Note: This technique is best for corporate bonds, possibly less robust for government issues (due to state taxes), and ineffective for municipal bonds.

Additionally, hedge funds with capital losses can use those losses to offset the capital gains tax triggered by the bond sale increasing after tax returns substantially.

Capital losses can be quite powerful in the quest for tax efficiency. Arnott et al. [2001]* suggest that the average after-tax improvement from loss harvesting on a long only passive portfolio is worth about 80 basis points per year. Imagine what systematic loss harvesting could add to a rapid turnover fund (or double that for a long/short fund). The main problem with loss harvesting is that it may trigger the wash sale rules. The wash rules deny capital losses when an asset is repurchased within one month of its sale. Because of these rules, investors are often reluctant to harvest the loss on a stock that looks as if it is poised to recover. Investors in this situation typically wonder if the stock's gain in the next month will be worth more than the capital loss's value.
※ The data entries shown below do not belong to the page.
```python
ABI_SYMBOLS = (
    "lgh_device_count", "lgh_create", "lgh_upload_tensor", "lgh_finalize", "lgh_destroy", "lgh_forward",
    "lgh_prefill_token", "lgh_prefill_batch", "lgh_prefill_is_batched", "lgh_op_mat_mat",
    "lgh_op_kv_roundtrip", "lgh_op_add", "lgh_op_mul", "lgh_op_scale", "lgh_op_silu", "lgh_op_gelu", "lgh_op_softmax", "lgh_op_matmul", "lgh_op_matvec",
    "lgh_op_matvec_q", "lgh_op_attention", "lgh_backend_create", "lgh_backend_destroy", "lgh_backend_load_weight",
    "lgh_backend_has_weight", "lgh_backend_vec_mat_q", "lgh_backend_last_error", "lgh_reset", "lgh_position", "lgh_kv_truncate", "lgh_kv_shift_left", "lgh_stage_prefill_batch", "lgh_stage_hidden_block_buffer", "lgh_forward_argmax", "lgh_decode_greedy",
    "lgh_last_error", "lgh_get_stats", "lgh_set_profiling", "lgh_set_stream", "lgh_get_stream", "lgh_synchronize",
    "lgh_read_hidden", "lgh_stage_hidden_buffer", "lgh_stage_forward", "lgh_op_dequantize", "lgh_op_vec_mat",
    "lgh_op_rms_norm", "lgh_op_rope", "lgh_op_attention_cached", "lgh_op_silu_mul", "lgh_op_norm_vec_mat",
    "lgh_op_swiglu_vec_mat", "lgh_bench_vec_mat", "lgh_bench_hbm_read", "lgh_gguf_inspect", "lgh_load_gguf",
    "lgh_stage_io_buffers", "lgh_stage_set_forward_targets", "lgh_stage_step", "lgh_stage_read_tokens", "lgh_gguf_get", "lgh_stage_read_logits",
    "lgh_pipeline_create", "lgh_pipeline_upload_tensor", "lgh_pipeline_finalize", "lgh_pipeline_destroy", "lgh_pipeline_forward",
    "lgh_pipeline_prefill_token", "lgh_pipeline_decode_greedy", "lgh_pipeline_reset", "lgh_pipeline_position", "lgh_pipeline_kv_truncate", "lgh_pipeline_stages",
    "lgh_pipeline_last_error",
# ... 746 lines not shown
def op_rms_norm(x, w, eps: float, device: int = 0) -> np.ndarray:
    x, w = _f32(x), _f32(w)
    out = np.empty_like(x)
    _chk(load_library().lgh_op_rms_norm(device, x.ctypes.data, w.ctypes.data, eps, out.ctypes.data, x.size), "rms_norm")
    return out


def op_rope(q, k, pos: int, freq_base: float, freq_scale: float, neox: bool, device: int = 0):
    q, k = _f32(q).copy(), _f32(k).copy()
    _chk(load_library().lgh_op_rope(device, q.ctypes.data, k.ctypes.data, q.shape[0], k.shape[0], q.shape[1], pos,
                                    freq_base, freq_scale, int(neox)), "rope")
    return q, k


def op_attention_cached(q, k_cache, v_cache, scale: float, kv_len: int, n_splits: int = 8, device: int = 0) -> np.ndarray:
    q, kc, vc = _f32(q), _f32(k_cache), _f32(v_cache)
    out = np.empty_like(q)
    _chk(load_library().lgh_op_attention_cached(device, q.ctypes.data, kc.ctypes.data, vc.ctypes.data, out.ctypes.data,
                                                q.shape[0], kc.shape[0], q.shape[1], kc.shape[1], scale, kv_len,
                                                n_splits), "attention_cached")
    return out


ATTN_SPLIT, ATTN_DIRECT, ATTN_ANY = 0, 1, 2


def _attn_image(q, n_images: int = 1):
    nb = _xq_bytes(q.shape[-2] * q.shape[-1])
    return np.zeros(nb if n_images == 1 else (n_images, nb), np.uint8)


def op_attention_decode(path: int, q, k_cache, v_cache, scale: float, pos: int, n_splits: int = 8, device: int = 0, *, image: bool = False):
    q, kc, vc = _f32(q), _f32(k_cache), _f32(v_cache)
    out = np.empty_like(q)
    img = _attn_image(q) if image else None
    _chk(load_library().lgh_op_attention_decode(device, path, q.ctypes.data, kc.ctypes.data, vc.ctypes.data, out.ctypes.data, q.shape[0],
                                                kc.shape[0], q.shape[1], kc.shape[1], scale, pos, n_splits, _ptr(img)), "attention_decode")
    return (out, img) if image else out


def op_attention_decode_multi(q, k_cache, v_cache, scale: float, pos, slot, n_splits: int = 8, device: int = 0, *, image: bool = False):
    q, kc, vc = _f32(q), _f32(k_cache), _f32(v_cache)
    pos, slot = np.ascontiguousarray(pos, dtype=np.int32), np.ascontiguousarray(slot, dtype=np.int32)
    out = np.empty_like(q)
    img = _attn_image(q, q.shape[0] + 1) if image else None
    _chk(load_library().lgh_op_attention_decode_multi(device, q.ctypes.data, kc.ctypes.data, vc.ctypes.data, out.ctypes.data, q.shape[1],
                                                      kc.shape[1], q.shape[2], kc.shape[2], kc.shape[0], q.shape[0], pos.ctypes.data,
# ... 678 lines not shown
```

Baseline: 689.5.

## Add per-head single-launch decode attention kernel and widen direct-path KV threshold

Adds a new decode attention kernel that runs one 1024-thread block per query head (grid n_kv x G). It stores all scores in LDS, computes softmax in two passes and accumulates V with a four-deep register ring of K/V prefetches, so no split-merge pass is needed. Short contexts now use this kernel instead of the grouped direct kernel, and the KV length that selects the single-launch path rises from 64 to 256. The aim is more blocks in flight, which better fills the GPU and hides latency for short sequences. The cost is that K/V are re-read once per query head in a group rather than once per KV head, and LDS use grows with the row cap.

```diff
diff --git a/llama-gguf_amd/csrc/attention.hip b/llama-gguf_amd/csrc/attention.hip
--- a/llama-gguf_amd/csrc/attention.hip
+++ b/llama-gguf_amd/csrc/attention.hip
@@ -89,6 +89,154 @@
     } else {
       attn_store_partial<D>(part_ml, part_acc, pbase + g, dim, mn, lsum, a);
     }
+  }
+  LGH_TL_END();
+}
+
+template <int D, int G>
+__global__ void __launch_bounds__(1024) attn_head_kernel(const float* __restrict__ q, const float* __restrict__ kc, const float* __restrict__ vc,
+                                                         const int* pos_ptr, float* __restrict__ out, uint8_t* __restrict__ xq_out, uint32_t max_seq,
+                                                         float scale, uint32_t cap_rows) {
+  constexpr int NW = 16, CH = 128;
+  constexpr int NB = D / 32;
+  constexpr int LPR = D / 4, RPW = 64 / LPR;
+  static_assert(NW * RPW * NB == CH && NW * 8 == CH, "a chunk is one K sweep and NB V sweeps");
+  extern __shared__ __attribute__((aligned(16))) float ah_lds[];
+  float* const s_sc = ah_lds;
+  float* const s_p = s_sc + cap_rows;
+  float* const s_acc = s_p + cap_rows;
+  float* const s_sum = s_acc + NW * D;
+  LGH_TL_BEGIN(attn, lgh::TL_ATTN, 1);
+
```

The conventional way to avoid triggering wash sales is to double the position in the selected stock, wait 31 days, and then sell the stock. Conversely, the investor can sell the shares, wait 31 days, and then buy the shares back. The obvious risk is that the investor’s exposure is doubled during the waiting period.

A more sophisticated solution would employ the doubling-up forward conversion to remove risk. The doubling-up forward conversion involves three steps. First, purchase the additional shares as discussed above. Second, purchase a put on the new shares. Third, sell a call on the new shares with the same strike price as the put. This strategy enables the investor to recognize the loss, avoid additional market risk, and also avoid a wash sale. Losses on short sales can best be harvested by first covering the short and then buying a put on the same stock. Although this method is allowed on shorts, ironically, investors can not sell stock and then buy a call without violating the wash sale rules.

Portfolio Tax Management: Distributions in Kind and Allocation Methods

Hedge funds can make distributions in kind just like SPDRs. If an investor put $9 million in a fund and withdrew when the net asset value was $10 million, she would pay tax on one million dollars, whether she received money or securities -- even if those securities had a zero basis in the hedge fund. Further, a distribution to a partner is not a taxable event to the fund and thus no gain would go on the K1. Investors need to be more willing to accept distributions in kind and not look at them as a penalty for withdrawing from a fund.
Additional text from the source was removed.